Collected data
========================================

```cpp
static int render_whitted_tiles(PbrtHipScene* s, int max_depth, const int pixel_bounds[4], int tile_size, int part, int parts, void* d_tile_buffer, PbrtHipStats* out_stats) {
    int rc;
    PH_CHECK(s, hipSetDevice(s->device));
    if ((rc = upload_scene(s))) return rc;
    SampleRecords rec{};
    if ((rc = samples_begin(s, tile_size, part, parts, &rec))) return rc;
    if (out_stats) std::memset(out_stats, 0, sizeof(*out_stats));
    if (rec.n_px == 0) { PH_CHECK(s, hipMemsetAsync(d_tile_buffer, 0, tile_buffer_floats_for(s, tile_size, part, parts) * 4, s->stream)); PH_CHECK(s, hipStreamSynchronize(s->stream)); return PBRT_HIP_OK; }
    if (!s->wh) s->wh = new WhittedWorkspace();
    WhittedWorkspace& w = *s->wh;
    const uint32_t spp = s->sampler.spp, n_frames = (uint32_t)std::max(max_depth, 1);
    const ChunkTable chunk = w.chunk_table(n_frames);
    if ((rc = samples_plan_bands(s, &rec, chunk_bytes_held(chunk), chunk_bytes_per_path(chunk)))) return rc;
    if ((rc = samples_alloc(s, &rec))) return rc;
    const uint32_t n_px = rec.band_px;

    static const ChunkPolicy kChunks{32u << 20, 1u << 16, 0x7FFF0000ull / PH_WH_SLICE, "render_whitted"};
    uint32_t chunk_spp = plan_chunk_spp_now(kChunks, chunk, 0, n_px, spp);
    if ((rc = chunk_alloc_or_halve(s, kChunks, chunk, n_px, chunk_spp))) return rc;
    chunk_note_footprint(s, (size_t)n_px * chunk_spp, chunk);
    if ((rc = ensure_buf(s, w.d_ctr, 2 * sizeof(ph::WhCounters)))) return rc;
    if ((rc = ensure_buf(s, w.d_stats, 64))) return rc;
    if ((rc = ensure_traversal_workspace(s))) return rc;

    ph::WhParams wp{};
    wp.cam = s->cam; wp.sp = s->sampler;
    for (int i = 0; i < 4; i++) wp.pixel_bounds[i] = pixel_bounds[i];
    wp.max_depth = max_depth; wp.n_frames = n_frames;
    wp.diffs = (s->textured_materials || s->bump_materials) ? 1u : 0u;
    for (int k = 0; k < 2; k++) { wp.rays_cl[k] = (ph::RayIn*)w.d_rays_cl[k].p; wp.rays_sh[k] = (ph::RayIn*)w.d_rays_sh[k].p; wp.live[k] = (uint32_t*)w.d_live[k].p; }
    wp.hits_cl = (ph::HitOut*)w.d_hits.p; wp.occ = (uint8_t*)w.d_occ.p;
    wp.ctr = (ph::WhCounters*)w.d_ctr.p; wp.stats = (ph::WhDevStats*)w.d_stats.p;
    wp.samples = (ph::WhSample*)w.d_samples.p; wp.frames = (ph::WhFrame*)w.d_frames.p;
    const bool has_quadrics = !s->quadrics.empty();

    PH_CHECK(s, hipMemsetAsync(w.d_stats.p, 0, 64, s->stream));
    PH_CHECK(s, hipEventRecord(s->ev0, s->stream));
    uint64_t regular = 0, shadow = 0;
    const unsigned long long max_rounds = 1024ull + 1024ull * ((1ull << n_frames) * (2ull + s->lights.size() / PH_WH_SLICE));
    for (size_t band = 0; band < rec.bands.size(); band++) {
        SampleRecords br{};
        if ((rc = samples_band(s, rec, band, &br))) return rc;
        wp.n_px = br.n_px; wp.px_xy = br.px_xy; wp.rec_L = br.rec_L; wp.rec_py = br.rec_py; wp.px_rounded = br.px_rounded;
        for (uint32_t s0 = 0; s0 < spp; s0 += chunk_spp) {
            const uint32_t cs = std::min(chunk_spp, spp - s0);
            wp.chunk_spp = cs; wp.s0 = s0; wp.B = br.n_px * cs;
            const uint32_t blocks = (uint32_t)std::min<size_t>(((size_t)wp.B + 255) / 256, 256 * 16);
            PH_CHECK(s, hipMemsetAsync(w.d_ctr.p, 0, 2 * sizeof(ph::WhCounters), s->stream));
            hipLaunchKernelGGL(ph::whitted_raygen_kernel, dim3((wp.B + 255) / 256), dim3(256), 0, s->stream, s->ds, wp);
            PH_CHECK(s, hipGetLastError());
            for (unsigned long long round = 0;; round++) {
                const int par = (int)(round & 1);
                ph::WhCounters c{};
                PH_CHECK(s, hipMemcpyAsync(&c, wp.ctr + par, sizeof c, hipMemcpyDeviceToHost, s->stream));
                PH_CHECK(s, hipStreamSynchronize(s->stream));
                if (c.n_live == 0) break;
                if (round >= max_rounds) return set_err(s, PBRT_HIP_ERR_UNSUPPORTED, "render_whitted: a sample crossed too many 'none' surfaces");
                regular += c.n_cl; shadow += c.n_sh;
                PH_CHECK(s, hipMemsetAsync(wp.ctr + (par ^ 1), 0, sizeof(ph::WhCounters), s->stream));
                if (c.n_cl || c.n_sh) {
                    ph::TravParams tp{};
                    tp.rays = wp.rays_cl[par]; tp.out = wp.hits_cl; tp.n_ptr = &wp.ctr[par].n_cl; tp.counter = &wp.ctr[par].head;
                    tp.rays2 = wp.rays_sh[par]; tp.out2 = wp.occ; tp.n2_ptr = &wp.ctr[par].n_sh;
                    launch_traverse_kernel(s, 2, std::min<uint32_t>(s->trav_blocks, (c.n_cl + c.n_sh + PH_TRAV_BLOCK - 1) / PH_TRAV_BLOCK), tp);
                    PH_CHECK(s, hipGetLastError());
                }
                if (wp.diffs && c.n_cl) {
                    if (has_quadrics) hipLaunchKernelGGL(ph::whitted_vertex_kernel<true>, dim3(blocks), dim3(PH_TEX_LDS_THREADS), 0, s->stream, s->ds, wp, par);
                    else hipLaunchKernelGGL(ph::whitted_vertex_kernel<false>, dim3(blocks), dim3(PH_TEX_LDS_THREADS), 0, s->stream, s->ds, wp, par);
                    PH_CHECK(s, hipGetLastError());
                }
                if (has_quadrics) hipLaunchKernelGGL(ph::whitted_state_kernel<true>, dim3(blocks), dim3(256), 0, s->stream, s->ds, wp, par);
                else hipLaunchKernelGGL(ph::whitted_state_kernel<false>, dim3(blocks), dim3(256), 0, s->stream, s->ds, wp, par);
                PH_CHECK(s, hipGetLastError());
            }
        }
        if ((rc = samples_to_tiles(s, br, d_tile_buffer))) return rc;
    }
    PH_CHECK(s, hipEventRecord(s->ev1, s->stream));
    PH_CHECK(s, hipStreamSynchronize(s->stream));

    uint32_t flag = 0;
    PH_CHECK(s, hipMemcpy(&flag, s->d_error.p, 4, hipMemcpyDeviceToHost));
    if (flag) { (void)hipMemset(s->d_error.p, 0, 4); return set_err(s, PBRT_HIP_ERR_DEVICE, "traversal stack exceeded 64 entries (the reference panics here, bvh/mod.rs:185)"); }
    if (out_stats) {
        ph::WhDevStats ds;
        PH_CHECK(s, hipMemcpy(&ds, w.d_stats.p, sizeof ds, hipMemcpyDeviceToHost));
// ... 26 lines not shown
```

### pbrt-v3-rs_amd/pbrt_hip/__init__.py

```python
from __future__ import annotations
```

========================================

= Exercise description =
Your answer must be an exact copy of all the entries.

= Result of the exercise =
```cpp
static int render_whitted_tiles(PbrtHipScene* s, int max_depth, const int pixel_bounds[4], int tile_size, int part, int parts, void* d_tile_buffer, PbrtHipStats* out_stats) {
    int rc;
    PH_CHECK(s, hipSetDevice(s->device));
    if ((rc = upload_scene(s))) return rc;
    SampleRecords rec{};
    if ((rc = samples_begin(s, tile_size, part, parts, &rec))) return rc;
    if (out_stats) std::memset(out_stats, 0, sizeof(*out_stats));
    if (rec.n_px == 0) { PH_CHECK(s, hipMemsetAsync(d_tile_buffer, 0, tile_buffer_floats_for(s, tile_size, part, parts) * 4, s->stream)); PH_CHECK(s, hipStreamSynchronize(s->stream)); return PBRT_HIP_OK; }
    if (!s->wh) s->wh = new WhittedWorkspace();
    WhittedWorkspace& w = *s->wh;
    const uint32_t spp = s->sampler.spp, n_frames = (uint32_t)std::max(max_depth, 1);
    const ChunkTable chunk = w.chunk_table(n_frames);
    if ((rc = samples_plan_bands(s, &rec, chunk_bytes_held(chunk), chunk_bytes_per_path(chunk)))) return rc;
    if ((rc = samples_alloc(s, &rec))) return rc;
    const uint32_t n_px = rec.band_px;

    static const ChunkPolicy kChunks{32u << 20, 1u << 16, 0x7FFF0000ull / PH_WH_SLICE, "render_whitted"};
    uint32_t chunk_spp = plan_chunk_spp_now(kChunks, chunk, 0, n_px, spp);
    if ((rc = chunk_alloc_or_halve(s, kChunks, chunk, n_px, chunk_spp))) return rc;
    chunk_note_footprint(s, (size_t)n_px * chunk_spp, chunk);
    if ((rc = ensure_buf(s, w.d_ctr, 2 * sizeof(ph::WhCounters)))) return rc;
    if ((rc = ensure_buf(s, w.d_stats, 64))) return rc;
    if ((rc = ensure_traversal_workspace(s))) return rc;

    ph::WhParams wp{};
    wp.cam = s->cam; wp.sp = s->sampler;
    for (int i = 0; i < 4; i++) wp.pixel_bounds[i] = pixel_bounds[i];
    wp.max_depth = max_depth; wp.n_frames = n_frames;
    wp.diffs = (s->textured_materials || s->bump_materials) ? 1u : 0u;
    for (int k = 0; k < 2; k++) { wp.rays_cl[k] = (ph::RayIn*)w.d_rays_cl[k].p; wp.rays_sh[k] = (ph::RayIn*)w.d_rays_sh[k].p; wp.live[k] = (uint32_t*)w.d_live[k].p; }
    wp.hits_cl = (ph::HitOut*)w.d_hits.p; wp.occ = (uint8_t*)w.d_occ.p;
    wp.ctr = (ph::WhCounters*)w.d_ctr.p; wp.stats = (ph::WhDevStats*)w.d_stats.p;
    wp.samples = (ph::WhSample*)w.d_samples.p; wp.frames = (ph::WhFrame*)w.d_frames.p;
    const bool has_quadrics = !s->quadrics.empty();

    PH_CHECK(s, hipMemsetAsync(w.d_stats.p, 0, 64, s->stream));
    PH_CHECK(s, hipEventRecord(s->ev0, s->stream));
    uint64_t regular = 0, shadow = 0;
    const unsigned long long max_rounds = 1024ull + 1024ull * ((1ull << n_frames) * (2ull + s->lights.size() / PH_WH_SLICE));
    for (size_t band = 0; band < rec.bands.size(); band++) {
        SampleRecords br{};
        if ((rc = samples_band(s, rec, band, &br))) return rc;
        wp.n_px = br.n_px; wp.px_xy = br.px_xy; wp.rec_L = br.rec_L; wp.rec_py = br.rec_py; wp.px_rounded = br.px_rounded;
        for (uint32_t s0 = 0; s0 < spp; s0 += chunk_spp) {
            const uint32_t cs = std::min(chunk_spp, spp - s0);
            wp.chunk_spp = cs; wp.s0 = s0; wp.B = br.n_px * cs;
            const uint32_t blocks = (uint32_t)std::min<size_t>(((size_t)wp.B + 255) / 256, 256 * 16);
            PH_CHECK(s, hipMemsetAsync(w.d_ctr.p, 0, 2 * sizeof(ph::WhCounters), s->stream));
            hipLaunchKernelGGL(ph::whitted_raygen_kernel, dim3((wp.B + 255) / 256), dim3(256), 0, s->stream, s->ds, wp);
            PH_CHECK(s, hipGetLastError());
            for (unsigned long long round = 0;; round++) {
                const int par = (int)(round & 1);
                ph::WhCounters c{};
                PH_CHECK(s, hipMemcpyAsync(&c, wp.ctr + par, sizeof c, hipMemcpyDeviceToHost, s->stream));
                PH_CHECK(s, hipStreamSynchronize(s->stream));
                if (c.n_live == 0) break;
                if (round >= max_rounds) return set_err(s, PBRT_HIP_ERR_UNSUPPORTED, "render_whitted: a sample crossed too many 'none' surfaces");
                regular += c.n_cl; shadow += c.n_sh;
                PH_CHECK(s, hipMemsetAsync(wp.ctr + (par ^ 1), 0, sizeof(ph::WhCounters), s->stream));
                if (c.n_cl || c.n_sh) {
                    ph::TravParams tp{};
                    tp.rays = wp.rays_cl[par]; tp.out = wp.hits_cl; tp.n_ptr = &wp.ctr[par].n_cl; tp.counter = &wp.ctr[par].head;
                    tp.rays2 = wp.rays_sh[par]; tp.out2 = wp.occ; tp.n2_ptr = &wp.ctr[par].n_sh;
                    launch_traverse_kernel(s, 2, std::min<uint32_t>(s->trav_blocks, (c.n_cl + c.n_sh + PH_TRAV_BLOCK - 1) / PH_TRAV_BLOCK), tp);
                    PH_CHECK(s, hipGetLastError());
                }
                if (wp.diffs && c.n_cl) {
                    if (has_quadrics) hipLaunchKernelGGL(ph::whitted_vertex_kernel<true>, dim3(blocks), dim3(PH_TEX_LDS_THREADS), 0, s->stream, s->ds, wp, par);
                    else hipLaunchKernelGGL(ph::whitted_vertex_kernel<false>, dim3(blocks), dim3(PH_TEX_LDS_THREADS), 0, s->stream, s->ds, wp, par);
                    PH_CHECK(s, hipGetLastError());
                }
                if (has_quadrics) hipLaunchKernelGGL(ph::whitted_state_kernel<true>, dim3(blocks), dim3(256), 0, s->stream, s->ds, wp, par);
                else hipLaunchKernelGGL(ph::whitted_state_kernel<false>, dim3(blocks), dim3(256), 0, s->stream, s->ds, wp, par);
                PH_CHECK(s, hipGetLastError());
            }
        }
        if ((rc = samples_to_tiles(s, br, d_tile_buffer))) return rc;
    }
    PH_CHECK(s, hipEventRecord(s->ev1, s->stream));
    PH_CHECK(s, hipStreamSynchronize(s->stream));

    uint32_t flag = 0;
    PH_CHECK(s, hipMemcpy(&flag, s->d_error.p, 4, hipMemcpyDeviceToHost));
    if (flag) { (void)hipMemset(s->d_error.p, 0, 4); return set_err(s, PBRT_HIP_ERR_DEVICE, "traversal stack exceeded 64 entries (the reference panics here, bvh/mod.rs:185)"); }
    if (out_stats) {
        ph::WhDevStats ds;
        PH_CHECK(s, hipMemcpy(&ds, w.d_stats.p, sizeof ds, hipMemcpyDeviceToHost));
// ... 26 lines not shown
```

### pbrt-v3-rs_amd/pbrt_hip/__init__.py

```python
from __future__ import annotations
```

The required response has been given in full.